叶晚照独自站在新建好木屋窗前,望着天边绚烂的晚霞。
一天的光明即将结束,这座山谷很快又要陷入沉寂。
身后传来轻微的脚步声,谢无妄不知何时走了过来,站在她身侧。
“你说过的话,”他声音低沉,“三年内让钱家成为第一商帮,是认真的吗?”
叶晚照没有回头:“我什么时候开过玩笑?”
谢无妄沉默了片刻,忽然问:“你相信吗?”
“相信什么?”
“相信我们能活到三年之后。”
叶晚照终于转过头看向他。
夕阳的余晖映在他脸上,让那张总是苍白的脸多了一丝暖色,但他的眼睛依旧深不见底。
叶晚照看了他三秒,然后笑了。
“谢无妄,”她说,“你怕死吗?”
谢无妄没有回答。
“我怕。”叶晚照重新看向窗外。
“怕得要死。所以我才要拼命的活下去。
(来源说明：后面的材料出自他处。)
# psipred/DMPfold2

Hardware: AMD Instinct MI355X
Metric: structures/s at L=300, N_seq=2000, 10 iters+100 min (higher is better)
Workload: dtype f32 with full-width operands on the bf16 matrix cores (option precision = 2): convolution operands split exactly into 3 bf16 pieces (24 significand bits), the 6 piece products above 2^-24 accumulated in f32 by v_mfma_f32_32x32x16_bf16; vertical GRU the same way (3 bf16 pieces per operand, 6 products

## Files before the change

### dmpfold2_amd/csrc/conv_bf16.h

```cpp
#pragma once
#include "common.h"
#include <vector>

namespace dmp {

typedef float cq_f32x16 __attribute__((ext_vector_type(16)));
typedef __bf16 cq_bf16x8 __attribute__((ext_vector_type(8)));

#ifndef CQ_PITCH_N
#define CQ_PITCH_N 20
#endif
constexpr int CQ_PITCH = CQ_PITCH_N;
constexpr int CQ_HCOLS = 20;
template <int NQ> struct CqShape {
  static constexpr int ROWS = 2 * NQ;
  static constexpr int HALO = ROWS + 4;
  static constexpr int RP = ROWS + 3;
  static constexpr int PIECE = 2 * HALO * CQ_PITCH;
  static constexpr int IN_SLOTS = 3 * PIECE;
  static constexpr int IN_PAD = (IN_SLOTS + 63) / 64 * 64;
  static constexpr int IN_BYTES = IN_PAD * 16;
};
constexpr int CQ_WSLOT = 3 * 2 * 32;
constexpr int CQ_WCOL = 5 * CQ_WSLOT;
constexpr int CQ_WBUF = 3 * CQ_WSLOT;
template <int NQ> constexpr int convq_lds_bytes() { return CqShape<NQ>::IN_BYTES + 4 * CQ_WBUF * 16; }
constexpr int CONVQ_LDS_BYTES = convq_lds_bytes<8>();

__host__ __device__ inline uint16_t cq_bf16_rne(float f) {
  uint32_t u = __builtin_bit_cast(uint32_t, f);
  u += 0x7FFFu + ((u >> 16) & 1u);
  return (uint16_t)(u >> 16);
}
__host__ __device__ inline float cq_bf16_f32(uint16_t h) {
  return __builtin_bit_cast(float, (uint32_t)h << 16);
}
__host__ __device__ inline void split3_bf16(float x, uint16_t p[3]) {
  p[0] = cq_bf16_rne(x);
  const float r1 = x - cq_bf16_f32(p[0]);
  p[1] = cq_bf16_rne(r1);
  const float r2 = r1 - cq_bf16_f32(p[1]);
  p[2] = cq_bf16_rne(r2);
}

inline std::vector<uint16_t> pack_conv_weights_bf16(const float* w) {
  const int tap_row[5] = {0, 2, 4, 1, 3};
  std::vector<uint16_t> q((size_t)4 * 8 * 25 * 4 * 3 * 2 * 32 * 8);
  for (int split = 0; split < 4; ++split)
    for (int g = 0; g < 8; ++g)
      for (int dx = 0; dx < 5; ++dx)
        for (int wave = 0; wave < 4; ++wave)
          for (int sl = 0; sl < 5; ++sl)
            for (int cg = 0; cg < 2; ++cg)
              for (int m = 0; m < 32; ++m)
                for (int e = 0; e < 8; ++e) {
                  const int oc = split * 128 + wave * 32 + m, ic = g * 16 + cg * 8 + e;
                  uint16_t p3[3];
                  split3_bf16(w[((size_t)oc * 128 + ic) * 25 + tap_row[sl] * 5 + dx], p3);
                  for (int p = 0; p < 3; ++p)
                    q[(((((((((size_t)split * 8 + g) * 5 + dx) * 4 + wave) * 5 + sl) * 3 + p) * 2 + cg) * 32 + m) * 8) + e] = p3[p];
                }
  return q;
}

#if defined(__HIPCC__) && defined(CONV_BF16_KERNELS)
__device__ __forceinline__ void cq_dma16(const void* gsrc, unsigned lds_byte_addr) {
  unsigned keep;
  asm volatile("s_mov_b32 %0, m0\n\ts_mov_b32 m0, %2\n\ts_nop 0\n\tglobal_load_lds_dwordx4 %1, off\n\ts_mov_b32 m0, %0"
               : "=&s"(keep) : "v"(gsrc), "s"(lds_byte_addr) : "memory");
}
template <int N> __device__ __forceinline__ void cq_wait_vm() {
  asm volatile("s_waitcnt vmcnt(%0)" :: "n"(N) : "memory");
}

__device__ __forceinline__ cq_f32x16 cq_mfma(uint4 a, uint4 b, cq_f32x16 c) {
  return __builtin_amdgcn_mfma_f32_32x32x16_bf16(__builtin_bit_cast(cq_bf16x8, a),
                                                 __builtin_bit_cast(cq_bf16x8, b), c, 0, 0, 0);
}

__device__ __forceinline__ void cq_lane_pixel(int li, int& row, int& x) {
  const bool a = li < 4 || (li >= 12 && li < 16) || (li >= 20 && li < 28);
  row = a ? 0 : 1;
  if (a) x = li < 4 ? li : (li < 16 ? li - 8 : li - 12);
  else x = li < 12 ? li - 4 : (li < 20 ? li - 8 : li - 16);
}

template <int NQ, int NT, int PAR>
__device__ __forceinline__ void cq_column_pass(const uint4 (&a)[NT][3], const uint4* il, cq_f32x16 (&acc)[NQ]) {
  constexpr int PIECE = CqShape<NQ>::PIECE, RP = CqShape<NQ>::RP;
  uint4 bn0 = il[PAR * CQ_PITCH], bn1 = il[PAR * CQ_PITCH + PIECE], bn2 = il[PAR * CQ_PITCH + 2 * PIECE];
#pragma unroll
  for (int r = PAR; r < RP; r += 2) {
    const uint4 b0 = bn0, b1 = bn1, b2 = bn2;
    if (r + 2 < RP) {
      bn0 = il[(r + 2) * CQ_PITCH];
      bn1 = il[(r + 2) * CQ_PITCH + PIECE];
      bn2 = il[(r + 2) * CQ_PITCH + 2 * PIECE];
    }
#define CQ_TAPS(AP, BV)                                                           \
    _Pragma("unroll") for (int t = 0; t < NT; ++t) {                              \
      const int q = (r - PAR - 2 * t) / 2;                                        \
      if (r - PAR - 2 * t >= 0 && q < NQ) acc[q] = cq_mfma(a[t][AP], BV, acc[q]); \
    }
    CQ_TAPS(0, b2)
    CQ_TAPS(1, b1)
    CQ_TAPS(2, b0)
    CQ_TAPS(0, b1)
    CQ_TAPS(1, b0)
    CQ_TAPS(0, b0)
#undef CQ_TAPS
  }
}

inline int conv_bf16_grid(int tiles, int bands = 1) {
  const int nt = tiles * tiles * bands;
  return 8 * ((nt + 1) / 2);
}

template <int NQ>
__global__ __launch_bounds__(256, 2) void conv5x5_bf16x6_kernel(const uint16_t* __restrict__ xs,
                                                                const uint16_t* __restrict__ wq,
                                                                const float* __restrict__ bias, int L, int P,
                                                                int tiles, int nwork, float* __restrict__ u,
                                                                double* __restrict__ part) {
  using SH = CqShape<NQ>;
  constexpr int BANDS = 8 / NQ;
  extern __shared__ __attribute__((aligned(16))) unsigned char cq_smem[];
  const int id = blockIdx.x;
  const int xcd = id & 7, slot = id >> 3;
  const int ntiles = tiles * tiles * BANDS;
  const int tper = (ntiles + 1) >> 1;
  const int tile = (xcd >> 2) * tper + slot;
  const int split = xcd & 3;
  if (slot >= tper || tile >= ntiles) return;
  const int trow = tile / tiles, tcol = tile % tiles;
  const int ty0 = trow * SH::ROWS, tx0 = tcol * CONV_TILE;
  const int tid = threadIdx.x, lane = tid & 63;
  const int wave = __builtin_amdgcn_readfirstlane(tid >> 6);
  const int kk = lane >> 5, li = lane & 31;
  const int64_t PP = (int64_t)P * P;
  const int64_t half0 = ((int64_t)(trow / BANDS) * tiles + tcol) * 2 + (trow % BANDS);
  if (BANDS == 2 && ty0 >= L) {
    if (li == 0)
      for (int g4 = 0; g4 < 4; ++g4) {
        const int gch = split * 32 + wave * 8 + 2 * g4 + kk;
        part[(half0 * CW + gch) * 2 + 0] = 0.0;
        part[(half0 * CW + gch) * 2 + 1] = 0.0;
      }
    return;
  }

  const uint4* in_l = reinterpret_cast<const uint4*>(cq_smem);
  const uint4* w_l = reinterpret_cast<const uint4*>(cq_smem + SH::IN_BYTES) + wave * CQ_WBUF;
  const unsigned lds_base = (unsigned)(size_t)(__attribute__((address_space(3))) unsigned char*)cq_smem;
  const unsigned w_lds_addr = lds_base + SH::IN_BYTES + wave * (CQ_WBUF * 16);

  const uint4* xs4 = reinterpret_cast<const uint4*>(xs);
  constexpr int NE = (SH::IN_PAD + 255) / 256;
  int in_src[NE];
#pragma unroll
  for (int e = 0; e < NE; ++e) {
    const int s = e * 256 + tid;
    const int sc = s < SH::IN_SLOTS ? s : 0;
    const int p = sc / SH::PIECE, r = sc % SH::PIECE;
    const int cg = r / (SH::HALO * CQ_PITCH), r2 = r % (SH::HALO * CQ_PITCH);
    const int yy = r2 / CQ_PITCH;
    int xx = r2 % CQ_PITCH;
    xx = xx < CQ_HCOLS ? xx : 0;
    in_src[e] = (int)(((int64_t)(p * 16 + cg) * P + ty0 + yy) * P + tx0 + xx);
  }
  const uint4* wq4 = reinterpret_cast<const uint4*>(wq) + (int64_t)split * 8 * 5 * 4 * CQ_WCOL +
                     (int64_t)wave * CQ_WCOL + lane;
  int prow, px;
  cq_lane_pixel(li, prow, px);
  const int b_base = (kk * SH::HALO + prow) * CQ_PITCH + px;
  const int a_off = kk * 32 + li;

  cq_f32x16 acc[NQ];
#pragma unroll
  for (int q = 0; q < NQ; ++q)
#pragma unroll
    for (int r = 0; r < 16; ++r) acc[q][r] = 0.f;

  auto wdma = [&](int h) {
    const int odd = h & 1;
    const uint4* src = wq4 + (int64_t)(h >> 1) * 4 * CQ_WCOL + odd * 3 * CQ_WSLOT;
    if (odd) {
#pragma unroll
      for (int i = 0; i < 6; ++i) cq_dma16(src + 64 * i, w_lds_addr + 1024 * i);
    } else {
#pragma unroll
      for (int i = 0; i < 9; ++i) cq_dma16(src + 64 * i, w_lds_addr + 1024 * i);
    }
  };
  wdma(0);

  for (int g = 0; g < 8; ++g) {
    __syncthreads();
    {
      const uint4* src = xs4 + (int64_t)g * 2 * PP;
      const unsigned dst = lds_base + (wave * 64) * 16;
#pragma unroll
      for (int e = 0; e < SH::IN_PAD / 256; ++e) cq_dma16(src + in_src[e], dst + e * 4096);
      if (wave * 64 < SH::IN_PAD % 256) cq_dma16(src + in_src[NE - 1], dst + (SH::IN_PAD / 256) * 4096);
    }
    cq_wait_vm<0>();
    __syncthreads();
#pragma unroll 1
    for (int dx = 0; dx < 5; ++dx) {
      const uint4* il = in_l + b_base + dx;
      const int h0 = 2 * (g * 5 + dx);
      {
        cq_wait_vm<0>();
        uint4 a[3][3];
#pragma unroll
        for (int t = 0; t < 3; ++t)
#pragma unroll
          for (int p = 0; p < 3; ++p) a[t][p] = w_l[t * CQ_WSLOT + p * 64 + a_off];
        asm volatile("s_waitcnt lgkmcnt(0)" ::: "memory");
        wdma(h0 + 1);
        cq_column_pass<NQ, 3, 0>(a, il, acc);
      }
      {
        cq_wait_vm<0>();
        uint4 a[2][3];
#pragma unroll
        for (int t = 0; t < 2; ++t)
#pragma unroll
          for (int p = 0; p < 3; ++p) a[t][p] = w_l[t * CQ_WSLOT + p * 64 + a_off];
        asm volatile("s_waitcnt lgkmcnt(0)" ::: "memory");
        if (h0 + 2 < 80) wdma(h0 + 2);
        cq_column_pass<NQ, 2, 1>(a, il, acc);
      }
    }
  }

  const float* bsp = bias + split * 128 + wave * 32;
  const int64_t LL = (int64_t)L * L;
#pragma unroll
  for (int g4 = 0; g4 < 4; ++g4) {
    const int cl = 8 * g4 + 4 * kk;
    const int gch = split * 32 + wave * 8 + 2 * g4 + kk;
    const float b0 = bsp[cl], b1 = bsp[cl + 1], b2 = bsp[cl + 2], b3 = bsp[cl + 3];
#pragma unroll
    for (int hq = 0; hq < NQ / 4; ++hq) {
      float s1 = 0.f, s2 = 0.f;
#pragma unroll
      for (int q = 4 * hq; q < 4 * hq + 4; ++q) {
        float v = acc[q][4 * g4] + b0;
        v = fmaxf(v, acc[q][4 * g4 + 1] + b1);
        v = fmaxf(v, acc[q][4 * g4 + 2] + b2);
        v = fmaxf(v, acc[q][4 * g4 + 3] + b3);
        const int y = ty0 + 2 * q + prow, x = tx0 + px;
        if (y < L && x < L) {
          u[(int64_t)gch * LL + (int64_t)y * L + x] = v;
          s1 += v;
          s2 += v * v;
        }
      }
#pragma unroll
      for (int off = 16; off > 0; off >>= 1) {
        s1 += __shfl_xor(s1, off, 32);
        s2 += __shfl_xor(s2, off, 32);
      }
      if (li == 0) {
        part[((half0 + hq) * CW + gch) * 2 + 0] = (double)s1;
        part[((half0 + hq) * CW + gch) * 2 + 1] = (double)s2;
      }
    }
  }
}
#endif

}
```

### dmpfold2_amd/csrc/trunk.hip

```cpp
#include "common.h"
#include <type_traits>
#define CONV_BF16_KERNELS
#include "conv_bf16.h"
#define CONV_F16_KERNELS
#include "conv_f16.h"

#pragma clang fp contract(off)

namespace dmp {

typedef float f32x16 __attribute__((ext_vector_type(16)));

__device__ __forceinline__ float sigmoid_f(float x) { return 1.0f / (1.0f + expf(-x)); }

template <int MODE>
__device__ __forceinline__ void store_pieces(const float (&o)[8], uint16_t* __restrict__ xs, int64_t slot,
                                             int64_t piece_stride, int* __restrict__ fault, float xscale) {
  constexpr int NP = (MODE == 0) ? 2 : 3;
  uint16_t pc[NP][8];
  bool bad = false;
#pragma unroll
  for (int e = 0; e < 8; ++e) {
    if constexpr (MODE == 0) {
      uint16_t p2[2];
      const float v = o[e] * xscale;
      split2_f16(v, p2);
      pc[0][e] = p2[0]; pc[1][e] = p2[1];
      bad = bad || !(fabsf(v) < 60000.f);
    } else {
      uint16_t p3[3];
      split3_bf16(o[e], p3);
      pc[0][e] = p3[0]; pc[1][e] = p3[1]; pc[2][e] = p3[2];
    }
  }
  if (bad) atomicOr(fault, 2);
#pragma unroll
  for (int p = 0; p < NP; ++p) {
    uint4 v;
    v.x = pc[p][0] | ((uint32_t)pc[p][1] << 16);
    v.y = pc[p][2] | ((uint32_t)pc[p][3] << 16);
    v.z = pc[p][4] | ((uint32_t)pc[p][5] << 16);
    v.w = pc[p][6] | ((uint32_t)pc[p][7] << 16);
    reinterpret_cast<uint4*>(xs)[p * piece_stride + slot] = v;
  }
}

__global__ __launch_bounds__(256) void act_pad_kernel(const float* __restrict__ dense, int L, int P,
                                                      float* __restrict__ xpad) {
  const int c = blockIdx.z, y = blockIdx.y;
  const int x = blockIdx.x * 256 + threadIdx.x;
  if (x >= P) return;
  const int yy = y - 2, xx = x - 2;
  float v = 0.f;
  if (yy >= 0 && yy < L && xx >= 0 && xx < L) v = dense[((int64_t)c * L + yy) * L + xx];
  xpad[((int64_t)c * P + y) * P + x] = v;
}

__global__ __launch_bounds__(256) void act_unpad_kernel(const float* __restrict__ xpad, int L, int P,
                                                        float* __restrict__ dense) {
  const int c = blockIdx.z, y = blockIdx.y;
  const int x = blockIdx.x * 256 + threadIdx.x;
  if (x >= L) return;
  dense[((int64_t)c * L + y) * L + x] = xpad[((int64_t)c * P + y + 2) * P + x + 2];
}

int act_pad(const float* d_dense, int L, float* d_xpad, hipStream_t s) {
  const int P = act_pitch(L);
  hipLaunchKernelGGL(act_pad_kernel, dim3(cdiv(P, 256), P, CW), dim3(256), 0, s, d_dense, L, P,
                     d_xpad);
  DMP_LAUNCH_CHECK();
  return DMP_OK;
}
int act_unpad(const float* d_xpad, int L, float* d_dense, hipStream_t s) {
  const int P = act_pitch(L);
  hipLaunchKernelGGL(act_unpad_kernel, dim3(cdiv(L, 256), L, CW), dim3(256), 0, s, d_xpad, L, P,
                     d_dense);
  DMP_LAUNCH_CHECK();
  return DMP_OK;
}
int act_clear(float* d_xpad, int L, hipStream_t s) {
  const int P = act_pitch(L);
  DMP_HIP(hipMemsetAsync(d_xpad, 0, sizeof(float) * CW * (size_t)P * P, s));
  return DMP_OK;
}

constexpr int SP_JT = 256;
__global__ __launch_bounds__(256) void stem_planes_kernel(const float* __restrict__ inv, int L,
                                                          float* __restrict__ planes) {
  __shared__ float row[SP_JT * NS];
  const int j0 = blockIdx.x * SP_JT, i = blockIdx.y, a = blockIdx.z;
  const int nj = min(SP_JT, L - j0);
  const int64_t D = (int64_t)L * NS, LL = (int64_t)L * L;
  const float* src = inv + ((int64_t)i * NS + a) * D + (int64_t)j0 * NS;
  for (int t = threadIdx.x; t < nj * NS; t += 256) row[t] = src[t];
  __syncthreads();
  const int j = threadIdx.x;
  if (j < nj) {
#pragma unroll
    for (int b = 0; b < NS; ++b) planes[(int64_t)(a * NS + b) * LL + (int64_t)i * L + j0 + j] = row[j * NS + b];
  }
}
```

活一天算一天,活一年算一年。三年后的事,就等到三年后再说。但至少,在这三年里,我要让那些想我死的人,过得比我更难受。”
谢无妄看着她,看着她被夕阳镀上金边的侧脸,看着她微微扬起的嘴角,看着她眼底那抹从未熄灭的倔强的光。
“好。”他说。
叶晚照挑了挑眉:“好什么?”
“我陪你一起。”谢无妄说完,转身离开。
叶晚照一个人站在窗前,山谷傍晚的风带着草木的气息吹进来。
她望着谢无妄消失的背影,嘴角的弧度又加深了一分。
修正会的据点,在落凤坡扎下了根。
次日清晨,落凤坡木屋。
叶晚照从打坐中睁开眼,第一缕阳光正好越过墙头,落在她膝前。
一夜调息,丹田内的灵力只恢复了两成,身体还是有些发虚。真心功德消耗后的后遗症,比想象中更持久。
她站起身,活动了一下有些僵硬的肩膀,目光下意识的扫向隔壁那间独立的木屋。